Dr Croft drew attention to the UK’s “deep foundations in Christian faith”, a key part of which was “the distinctive hope of resurrection from the dead. . . As we grieve and pray, we also look forward together in hope to that new and eternal life with God.”

The Bishop of Norwich, the Rt Revd Graham Usher, said: “Her Majesty has served our nation and Commonwealth with distinction and devotion. As Supreme Governor of the Church of England she has spoken movingly about her own faith, and it is clear that she reigned out of a deep sense of God’s calling upon her life, a life of anointed service.

“Her Majesty’s visits to Norfolk, to her beloved Sandringham, meant that she has been held in special esteem and fondness in the county of Norfolk and diocese of Norwich. I have very fond memories of being her guest at Sandringham and experiencing her kindness.”

Churches in the Norwich diocese would be open for people to pray and reflect, and to sign books of condolences, he said. “As we begin to mourn the death of a great Sovereign, so we pray also for the new King and his family, and for our nation and Commonwealth.”

The Bishop of Carlisle, the Rt Revd James Newcome, said that Queen Elizabeth had “never faltered” in serving the nation, as she had committed to do when she first became Queen “at a very young age and very unexpectedly”.

Her strong Christian faith had been evident in the way in which she conducted herself in “thousands and thousands of public engagements”, and also in her “remarkable Christmas broadcasts that have brought encouragement and hope to so many people over the years”.

The nation would miss enormously her “sense of rock-like dependency”, he said.

The Bishop of Leicester, Rt Revd Martyn Snow, described Queen Elizabeth as “a faithful, courageous, and inspirational monarch” who had ruled “with complete dedication to her people and to her vocation”.

He continued: “Having had the privilege of meeting her personally, I found Her Majesty to be warm and approachable, intensely interested in others, and always keen to remind us that it is our common efforts that forge and maintain our community life. Her Christian faith provided an inspiration and encouragement to many, and was the motivation to her life-long desire to serve her country and the Commonwealth, and their people. We owe her a deep debt of gratitude.”

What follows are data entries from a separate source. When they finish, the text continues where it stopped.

#define G4P_SB() __builtin_amdgcn_sched_barrier(0)
#define G4P_RD_H(d, sa, part, ih, ks)                                                           \
    _Pragma("unroll") for (int i_ = 0; i_ < 2; ++i_)                                            \
        d[i_] = *reinterpret_cast<const half8 *>((sa) + (part) * PARTB + ((ih) * 2 + i_) * 2048 + la[(ks)])
#define G4P_RD_Q(d, sa, ih)                                                                     \
    _Pragma("unroll") for (int i_ = 0; i_ < 2; ++i_) {                                          \
        const v4i x_ = *reinterpret_cast<const v4i *>((sa) + PARTB + ((ih) * 2 + i_) * 2048 + lqa[0]); \
        const v4i y_ = *reinterpret_cast<const v4i *>((sa) + PARTB + ((ih) * 2 + i_) * 2048 + lqa[1]); \
        d[i_] = __builtin_shufflevector(x_, y_, 0, 1, 2, 3, 4, 5, 6, 7);                        \
    }
#define G4P_F16(A_, ih, bS, pc)                                                                 \
    _Pragma("unroll") for (int i_ = 0; i_ < 2; ++i_)                                            \
        _Pragma("unroll") for (int j_ = 0; j_ < 2; ++j_)                                        \
            acc[(ih) * 2 + i_][j_] = __builtin_amdgcn_mfma_f32_32x32x16_f16(A_[i_], __builtin_bit_cast(half8, bS[j_][(pc)]), \
// ... 127 lines not shown
            G4P_LDB_GROUP_V(bS, vb_, b2, 0);                                                    \
            G4P_LDB_GROUP_V(bS, vb_, b2, 1);                                                    \
        } else {                                                                                \
             \
             \
             \
             \
            half8 ah0[2], ah1[2];                                                               \
            G4P_RD_H(ah0, sa, 0, 0, 0);                                                         \
            G4P_RD_H(ah1, sa, 0, 1, 0);                                                         \
            _Pragma("unroll") for (int ks = 0; ks < 2; ++ks) {                                  \
                 \
                 \
                constexpr int LA_ = NA;                                                         \
                if (ks == 0) G4P_WAIT2(INFL - 2 - LA_, bS[0][0], bS[1][0]);                     \
                else G4P_WAIT2(INFL - 2, bS[0][1], bS[1][1]);                                   \
                G4P_MFMA_BEGIN();                                                               \
                G4P_F16(ah0, 0, bS, ks);                                                        \
                G4P_MFMA_END();                                                                 \
                if (ks == 0) {                                                                  \
                    dma_a(t2_, nxt2, live_);                                                    \
                    G4P_RD_H(ah0, sa, 0, 0, 1);                                                 \
                }                                                                               \
                G4P_MFMA_BEGIN();                                                               \
                G4P_F16(ah1, 1, bS, ks);                                                        \
                G4P_MFMA_END();                                                                 \
                if (ks == 0) {                                                                  \
                    G4P_RD_H(ah1, sa, 0, 1, 1);                                                 \
                    G4P_LDB_GROUP_V(bS, vb_, b2, 0);                                            \
                } else {                                                                        \
                    G4P_LDB_GROUP_V(bS, vb_, b2, 1);                                            \
                }                                                                               \
            }                                                                                   \
        }                                                                                       \
        if constexpr (!S16) asm volatile("s_waitcnt lgkmcnt(0)" ::: "memory");                  \
        G4P_STAMP(3);                                                                           \
        { const int c_ = cur; cur = nxt1; nxt1 = nxt2; nxt2 = c_; }                             \
    } while (0)

    if (__builtin_amdgcn_readfirstlane(n0 + wid * 64 >= p.Nn ? 1 : 0)) {
        dma_a(0, 0);
        dma_a(nk > 1 ? 1 : 0, 1);
        int c0 = 0, c1 = 1, c2 = 2;
#pragma unroll 1
        for (int t = 0; t < nk + (S16 ? 1 : 0); ++t) {
            asm volatile("s_waitcnt vmcnt(%0)" ::"i"(NA) : "memory");
            __builtin_amdgcn_s_barrier();
            dma_a(t + 2 < nk ? t + 2 : nk - 1, c2, t + 2 < nk);
            const int c_ = c0; c0 = c1; c1 = c2; c2 = c_;
        }
        asm volatile("s_waitcnt vmcnt(0)" ::: "memory");
        return;
    }

    int cur = 0, nxt1 = 1, nxt2 = 2;
    {
        const int t1 = nk > 1 ? 1 : 0;
        const unsigned char *const b0 = tB, *const b1 = tB + (size_t)t1 * bks;
        dma_a(0, 0);
        if constexpr (NSPLIT == 2) {
            G4P_LDB_GROUP(bE, b0, 0); G4P_LDB_GROUP(bE, b0, 2); G4P_LDB_GROUP(bE, b0, 3); G4P_LDB_GROUP(bE, b0, 1);
        } else if constexpr (S16) {
            G4P_LDB_GROUP(bE, b0, 2); G4P_LDB_GROUP(bE, b0, 3); G4P_LDB_GROUP(bE, b0, 0); G4P_LDB_GROUP(bE, b0, 1);
        } else {
            G4P_LDB_GROUP(bE, b0, 0); G4P_LDB_GROUP(bE, b0, 1);
        }
        dma_a(t1, 1);
        if constexpr (NSPLIT == 2) {
            G4P_LDB_GROUP(bO, b1, 0); G4P_LDB_GROUP(bO, b1, 2); G4P_LDB_GROUP(bO, b1, 3); G4P_LDB_GROUP(bO, b1, 1);
        } else if constexpr (S16) {
            G4P_LDB_GROUP(bO, b1, 2); G4P_LDB_GROUP(bO, b1, 3); G4P_LDB_GROUP(bO, b1, 0); G4P_LDB_GROUP(bO, b1, 1);
        } else {
            G4P_LDB_GROUP(bO, b1, 0); G4P_LDB_GROUP(bO, b1, 1);
        }
    }
    if constexpr (S16) {
        asm volatile("s_waitcnt vmcnt(%0)" ::"i"(2 * NB + NA) : "memory");
        G4P_SB();
        __builtin_amdgcn_s_barrier();
        G4P_SB();
        G4P_RD16(xl, smem_raw, 1, 0);
        G4P_RD16(xh, smem_raw, 0, 0);
    }
    int t = 0;
#pragma unroll 1
    for (; t + 1 < nk; t += 2) {
        G4P_TILE(bE, t);
        G4P_TILE(bO, t + 1);
    }
    if (t < nk) G4P_TILE(bE, t);
    if constexpr (NSPLIT == 1)
        asm volatile("s_waitcnt vmcnt(0)" : "+v"(bE[0][0]), "+v"(bE[1][0]), "+v"(bE[0][1]), "+v"(bE[1][1]),
                       "+v"(bO[0][0]), "+v"(bO[1][0]), "+v"(bO[0][1]), "+v"(bO[1][1]) :: "memory");
    else
        asm volatile("s_waitcnt vmcnt(0)" : "+v"(bE[0][0]), "+v"(bE[1][0]), "+v"(bE[0][1]), "+v"(bE[1][1]),
                       "+v"(bE[0][2]), "+v"(bE[1][2]), "+v"(bE[0][3]), "+v"(bE[1][3]),
                       "+v"(bO[0][0]), "+v"(bO[1][0]), "+v"(bO[0][1]), "+v"(bO[1][1]),
                       "+v"(bO[0][2]), "+v"(bO[1][2]), "+v"(bO[0][3]), "+v"(bO[1][3]) :: "memory");
    G4P_SB();
#undef G4P_TILE
#undef G4P_LDB
#undef G4P_LDB_GROUP
#undef G4P_LDB_GROUP_V
#undef G4P_WAIT2
#undef G4P_WAIT4
#undef G4P_RD_H
#undef G4P_RD16
#undef G4P_M16
#undef G4P_S16
#undef G4P_WAIT8
#undef G4P_RD_Q
#undef G4P_F16
#undef G4P_F8
#undef G4P_MFMA_BEGIN
#undef G4P_MFMA_END
#undef G4P_SB

    int lane_e = lane, mw_e = m0, nw_e = n0 + wid * 64;
    asm volatile("" : "+v"(lane_e), "+s"(mw_e), "+s"(nw_e));
    if constexpr (S16) acc16_lines(acc16, acc);
    gemm_epilogue<EPI, S16>(p, acc, mw_e, nw_e, lane_e);
#ifdef XB_GEMM_STAMPS
    if (NSPLIT == 3) {
        asm volatile("s_waitcnt vmcnt(0)" ::: "memory");
        G4P_STAMP(4);
        if (tid == 0) {
            for (int i = 0; i < 5; ++i) atomicAdd(&g_gemm_stamps[i], st_acc[i]);
            atomicAdd(&g_gemm_stamps[5], (unsigned long long)(__builtin_amdgcn_s_getreg(4 | (0 << 6) | (3 << 11)) & 1u));
            atomicAdd(&g_gemm_stamps[6], 1ull);
            atomicAdd(&g_gemm_stamps[7], (unsigned long long)nk);
        }
    }
#endif
}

The Bishop of Chelmsford, Dr Guli Francis-Dehqani, said that, during the Queen’s reign, society had experienced “unprecedented change”, and yet “throughout, Her Majesty’s faith in God and extraordinary sense of duty helped to guide her”.

The Bishop of Truro, the Rt Revd Philip Mounstephen, also drew attention to “fundamental shifts” in society that had occurred during her reign — “among them seismic changes to the way we, as a society, view both the monarchy and religion.

“And yet throughout that time she bridged different worlds and epochs in a remarkable manner and in way that provided a rare thread of stability and consistency. That speaks volumes about the faith which was the sure foundation of her life. She was not merely a titular figurehead in her role as Supreme Governor of the Church of England, but someone with a strong, firm, foundational and personal faith.

“As Queen, she was the very embodiment of the virtue of duty: a sense of duty founded firmly on her faith. Her commitment, stamina, and wisdom were rare, unquestionable and deeply admirable. She has shaped all our lives in incalculable ways.

“We mourn her passing, and give our God great thanks for her.”